Soil Sampling: surface soil (15 cm) will be sampled prior to planting and after harvest for analysis of organic matter, extractable P (Olsen method, depending on pH), and extractable nitrate and ammonium.

Subplots (except Control 1) will be irrigated by the furrow method, following standard irrigation recommendations determined by weekly sampling in all subplots of that treatment. Tensiometers will be used to assess soil moisture. However, if earlier trials on drip irrigation demonstrate that it is feasible for these crops and with algae-rich water, drip irrigation will be used instead of furrow irrigation. The reason for favoring drip irrigation is that the irrigation scientists currently recommend drip methods as the most water efficient. Planting and weeding will be done according to accepted methods for this area.

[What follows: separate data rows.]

struct PrepBoth {
    float *ul[2];
    int Cc[2], Kk[2], nchunk[2], nz[2], ks[2];
};

__global__ void wino_prep_weights_both(const float *__restrict__ w, PrepBoth p)
{
    const int mode = blockIdx.y;
    if (!p.ul[mode]) return;
    wino_prep_body(w, p.ul[mode], p.Cc[mode], p.Kk[mode], mode, p.nchunk[mode], p.nz[mode], p.ks[mode],
                   blockIdx.x * blockDim.x + threadIdx.x, gridDim.x * blockDim.x);
}

__global__ void wino_prep_weights_table(const long long *__restrict__ table)
{
    const long long *e = table + 5 * (size_t)blockIdx.z;
    const float *w = reinterpret_cast<const float *>(e[0]);
    const int mode = blockIdx.y;
    float *ul = reinterpret_cast<float *>(e[1 + mode]);
    if (!w || !ul) return;
    const int Cin = (int)e[3], Cout = (int)e[4];
    const int Cc = mode ? Cout : Cin, Kk = mode ? Cin : Cout;
    const int WN_KS = Kk <= 32 ? 32 : 64;
    wino_prep_body(w, ul, Cc, Kk, mode, (Cc + WN_CH - 1) / WN_CH, (Kk + WN_KS - 1) / WN_KS, WN_KS,
                   blockIdx.x * blockDim.x + threadIdx.x, gridDim.x * blockDim.x);
}

template <int TR, int TC, int NB>
__global__ __launch_bounds__(WN_NT) void wino_conv3x3_f32(const float *__restrict__ x, const float *__restrict__ ul, float *y,
                                                          float *__restrict__ part, const float *__restrict__ bias,
                                                          const float *residual, int Cc, int H, int W, int Kk, int tiles_x,
                                                          int nchunk, int nz)
{
    using G = WinoGeom<TR, TC, NB>;
    constexpr int WN_ROWS = G::ROWS, WN_RS = G::RS, WN_PLANE = G::PLANE, WN_IN = G::IN, WN_BUF = G::BUF, WN_Q = G::Q;
    constexpr int WN_KS = G::KS, WN_U = G::U;
    extern __shared__ __attribute__((aligned(16))) float lds[];
    const int tid = threadIdx.x;
    const int lane = tid & 63, wave = tid >> 6;
    const int p = lane & 31, h = lane >> 5;
    const int xi = wave & 3, tg = wave >> 2;
    int bx = blockIdx.x, b = blockIdx.y;
    xcd_remap(bx, b);
    const int ty = bx / tiles_x, tx = bx - ty * tiles_x;
    const int r0 = ty * (4 * TR), c0 = tx * (2 * TC);
    const int z = blockIdx.z % nz, ks = blockIdx.z / nz, ksplit = gridDim.z / nz;
    const int ck0 = (int)((int64_t)ks * nchunk / ksplit), ck1 = (int)((int64_t)(ks + 1) * nchunk / ksplit);
    const int HW = H * W;
    const bool live = p < G::NTILE;
    const int pe = live ? p : 0;
    const int trow = pe / TC, tcol = pe - trow * TC;

    const int ra = xi == 0 ? 0 : 1, rb = xi == 3 ? 3 : 2;
    const float sa = xi == 2 ? -1.f : 1.f, sb = (xi == 0 || xi == 3) ? -1.f : 1.f;
    const int lanebase = (2 * TR * tg + 2 * trow) * WN_RS + 2 + 2 * tcol + h * WN_PLANE;
    const int base1 = lanebase + ra * WN_RS, base2 = lanebase + rb * WN_RS;

    const float *x_b = x + (size_t)b * Cc * HW;
    const float *ul_z = ul + (size_t)z * nchunk * WN_U;

    constexpr int KIN = (WN_CH * WN_ROWS * WN_Q + WN_NT - 1) / WN_NT;
    constexpr int KW = WN_U / 4 / WN_NT;
    int sg[KIN], sl[KIN];
    bool sv_[KIN];
#pragma unroll
    for (int k = 0; k < KIN; ++k) {
        const int e = tid + WN_NT * k;
        const int ch = e / (WN_ROWS * WN_Q), rem = e - ch * (WN_ROWS * WN_Q);
        const int row = rem / WN_Q, q = rem - row * WN_Q;
        const int yy = r0 - 1 + row, xx = c0 - 4 + 4 * q;
        sv_[k] = e < WN_CH * WN_ROWS * WN_Q;
        sg[k] = (sv_[k] && yy >= 0 && yy < H && xx >= 0 && xx < W) ? ch * HW + yy * W + xx : -1;
        sl[k] = ch * WN_PLANE + row * WN_RS + 4 * q;
    }
    f32x4 rin[KIN];
    auto issue_w = [&](int ck, float *buf) {
        const float *src = ul_z + (size_t)ck * WN_U + 4 * tid;
        float *dst = buf + WN_IN + 4 * 64 * __builtin_amdgcn_readfirstlane(wave);
#pragma unroll
        for (int k = 0; k < KW; ++k)
            __builtin_amdgcn_global_load_lds(src + 4 * WN_NT * k, (__attribute__((address_space(3))) void *)(dst + 4 * WN_NT * k), 16, 0, 0);
    };
    auto issue = [&](int ck) {
        const float *src = x_b + (size_t)ck * WN_CH * HW;
        const int cleft = Cc - ck * WN_CH;
#pragma unroll
        for (int k = 0; k < KIN; ++k) {
            const f32x4 zero4 = {0.f, 0.f, 0.f, 0.f};
            rin[k] = zero4;
            if (sv_[k] && sg[k] >= 0 && (tid + WN_NT * k) / (WN_ROWS * WN_Q) < cleft) rin[k] = *reinterpret_cast<const f32x4 *>(src + sg[k]);
        }
    };
    auto commit = [&](float *buf) {
#pragma unroll
        for (int k = 0; k < KIN; ++k)
            if (sv_[k]) win_store4<WN_RS>(buf + sl[k], rin[k]);
    };

    f32x16 acc[4][NB];
#pragma unroll
    for (int nu = 0; nu < 4; ++nu)
#pragma unroll
        for (int mb = 0; mb < NB; ++mb)
#pragma unroll
            for (int r = 0; r < 16; ++r) acc[nu][mb][r] = 0.f;

    issue_w(ck0, lds);
    issue(ck0);
    commit(lds);
    asm volatile("s_waitcnt vmcnt(0)" ::: "memory");
    __syncthreads();

    for (int ck = ck0; ck < ck1; ++ck) {
        const float *buf = lds + ((ck - ck0) & 1) * WN_BUF;
#ifndef WN_ABL_NOSTAGE
        if (ck + 1 < ck1) {
            issue_w(ck + 1, lds + ((ck + 1 - ck0) & 1) * WN_BUF);
            issue(ck + 1);
        }
#endif
        const float *ub = buf + WN_IN + ((xi * 4 * 2 + h) * WN_KS + p) * 4;
        const float *cp1 = buf + base1, *cp2 = buf + base2;
        f32x4 a0[4], a1[4];
#pragma unroll
        for (int nu = 0; nu < 4; ++nu) {
            a0[nu] = *reinterpret_cast<const f32x4 *>(ub + (nu * WN_KS) * 8);
            if (NB == 2) a1[nu] = *reinterpret_cast<const f32x4 *>(ub + (nu * WN_KS) * 8 + 32 * 4);
        }
        float qa[4], qb[4];
#ifndef WN_ABL_NOLDS
        win_read4(cp1, qa);
        win_read4(cp2, qb);
#endif
#pragma unroll
        for (int s = 0; s < 4; ++s) {
#ifdef WN_ABL_NOLDS
            const float t0 = sa * (float)s, t1 = sb, t2 = sa + sb, t3 = (float)ck;
#else
            const float t0 = sa * qa[0] + sb * qb[0], t1 = sa * qa[1] + sb * qb[1];
            const float t2 = sa * qa[2] + sb * qb[2], t3 = sa * qa[3] + sb * qb[3];
            if (s + 1 < 4) {
                win_read4(cp1 + 2 * (s + 1) * WN_PLANE, qa);
                win_read4(cp2 + 2 * (s + 1) * WN_PLANE, qb);
            }
#endif
            const float v[4] = {t0 - t2, t1 + t2, t2 - t1, t1 - t3};
            __builtin_amdgcn_sched_barrier(0);
#pragma unroll
            for (int nu = 0; nu < 4; ++nu) {
                acc[nu][0] = __builtin_amdgcn_mfma_f32_32x32x2f32(a0[nu][s], v[nu], acc[nu][0], 0, 0, 0);
                if (NB == 2) acc[nu][NB - 1] = __builtin_amdgcn_mfma_f32_32x32x2f32(a1[nu][s], v[nu], acc[nu][NB - 1], 0, 0, 0);
            }
        }
#ifndef WN_ABL_NOSTAGE
        if (ck + 1 < ck1) commit(lds + ((ck + 1 - ck0) & 1) * WN_BUF);
#endif
        asm volatile("s_waitcnt vmcnt(0)" ::: "memory");
        __syncthreads();
    }
#ifdef WN_ABL_NOEPI
    if (acc[0][0][0] != 123.456f) return;
#endif

    float *ex = lds;
    float *y_b = (ks == 0 ? y : part + (size_t)(ks - 1) * gridDim.y * Kk * HW) + (size_t)b * Kk * HW;
    const float *r_b = (residual && ks == 0) ? residual + (size_t)b * Kk * HW : nullptr;
    const int orow0 = r0 + 2 * TR * tg + 2 * trow, ocol = c0 + 2 * tcol;
#pragma unroll
    for (int mb = 0; mb < NB; ++mb) {
        float *mine = ex + (size_t)wave * 32 * 64 + lane;
#pragma unroll
        for (int r = 0; r < 16; ++r) {
            mine[r * 64] = acc[0][mb][r] + acc[1][mb][r] + acc[2][mb][r];
            mine[(16 + r) * 64] = acc[1][mb][r] - acc[2][mb][r] - acc[3][mb][r];
        }
        __syncthreads();
        const float *t0 = ex + (size_t)(tg * 4 + 0) * 32 * 64 + lane, *t1 = t0 + 32 * 64, *t2 = t1 + 32 * 64, *t3 = t2 + 32 * 64;
        if (live && ocol < W) {
#pragma unroll
            for (int rr = 0; rr < 4; ++rr) {
                const int r = 4 * xi + rr;
                const int k = z * WN_KS + mb * 32 + (r & 3) + 8 * (r >> 2) + 4 * h;
                const float a0 = t0[r * 64], a1 = t1[r * 64], a2 = t2[r * 64], a3 = t3[r * 64];
                const float b0 = t0[(16 + r) * 64], b1 = t1[(16 + r) * 64], b2 = t2[(16 + r) * 64], b3 = t3[(16 + r) * 64];
                if (k < Kk) {
                    const float bk = (bias && ks == 0) ? bias[k] : 0.f;
                    const size_t o = (size_t)k * HW + (size_t)orow0 * W + ocol;
                    float *dst = y_b + o;
                    f32x2 r0 = {bk, bk}, r1 = {bk, bk};
                    if (r_b) {
                        if (orow0 < H) r0 += *reinterpret_cast<const f32x2 *>(r_b + o);
                        if (orow0 + 1 < H) r1 += *reinterpret_cast<const f32x2 *>(r_b + o + W);
                    }
                    if (orow0 < H) *reinterpret_cast<f32x2 *>(dst) = f32x2{a0 + a1 + a2 + r0.x, b0 + b1 + b2 + r0.y};
                    if (orow0 + 1 < H) *reinterpret_cast<f32x2 *>(dst + W) = f32x2{a1 - a2 - a3 + r1.x, b1 - b2 - b3 + r1.y};
                }
            }
        }
        __syncthreads();
    }
}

Pond Fertilization: Ponds will be limed prior to filling at the rate determined necessary from following the general lime requirement (Boyd, 1994). DAP will be the sole source of P. Nitrogen will be provided at a rate determined to be optimal for this site and for warm season from previous CRSP research, probably about 20 kg N per ha per week. Nitrogen will be provided by DAP and urea.

Water Movement: Water required for irrigation is anticipated as follows: At 500 mm water added as irrigation, and 75 m² total plot area per treatment use 0.375 m³ or 375 liters per treatment. If furrows are used, more than double this amount will be needed. The current drip irrigation method recommended involves use of a 70-liter plastic barrel (cost $8 each) and hose pipe. The barrel can be filled by siphoning from the ponds. Given the total pond volume (3 ponds x 800 m2/pond x 0.8 m average depth = 1,920 m³), water use will be minimal.

Sampling: Water, soils, fish, and crops will be sampled in order to make nitrogen and phosphorus budgets for the pond/crop system. Data needed for N and P budgets will also serve to make water budgets.

A complete weather station with dataloggers will be in place at the site to provide max and min air temperature, relative humidity, solar radiation (as PAR and watts), precipitation, and wind speed data. An evaporation pan is in use at Sagana station.

Fish sampling: Fish will be sampled by seine net at biweekly intervals to measure growth; approximately 10% of the initial stock will be seined up, counted, and weighed en masse. Ponds will be harvested by draining upon completion of the trial.

Concurrent greenhouse trials using different soils from Kenya will be used to assess effects treatments used in the field experiment could have on other soils. Water from the ponds will be used.

Regional Integration
Making water budget information available to policy makers is an area of activity recommended in the regional plan for Africa. The test crops are grown throughout southern, eastern and central Africa; maize is a staple from southern Africa to Kenya and soy is a rather new but promising crop being promoted by several agriculture programs. A soy irrigation scheme has just started about 30 km from Sagana. Soy is an important ingredient of animal feeds and its low production level has been a leading cause of high costing animal feeds in Africa.

Schedule
Pond filling and stocking will be done in early November 1998. It is anticipated that ponds will be drained after about 5 to 6 months (April 1999) Planting of crops will occur in October and crop harvest will be in January to February 1999. This schedule should provide the water necessary at the most critical times for crop production. The experiment will be repeated from May to October 1999. This is often not a rain-limited season but expectations are for a drought in 1999. Planting will be done in mid-May and harvest is usually in August. Report on first harvest due May 1999. Report on second harvests due February 2000.

References
Government of Kenya, 1996. National Development Plan 1997-2001. Government Printer, Nairobi, Kenya.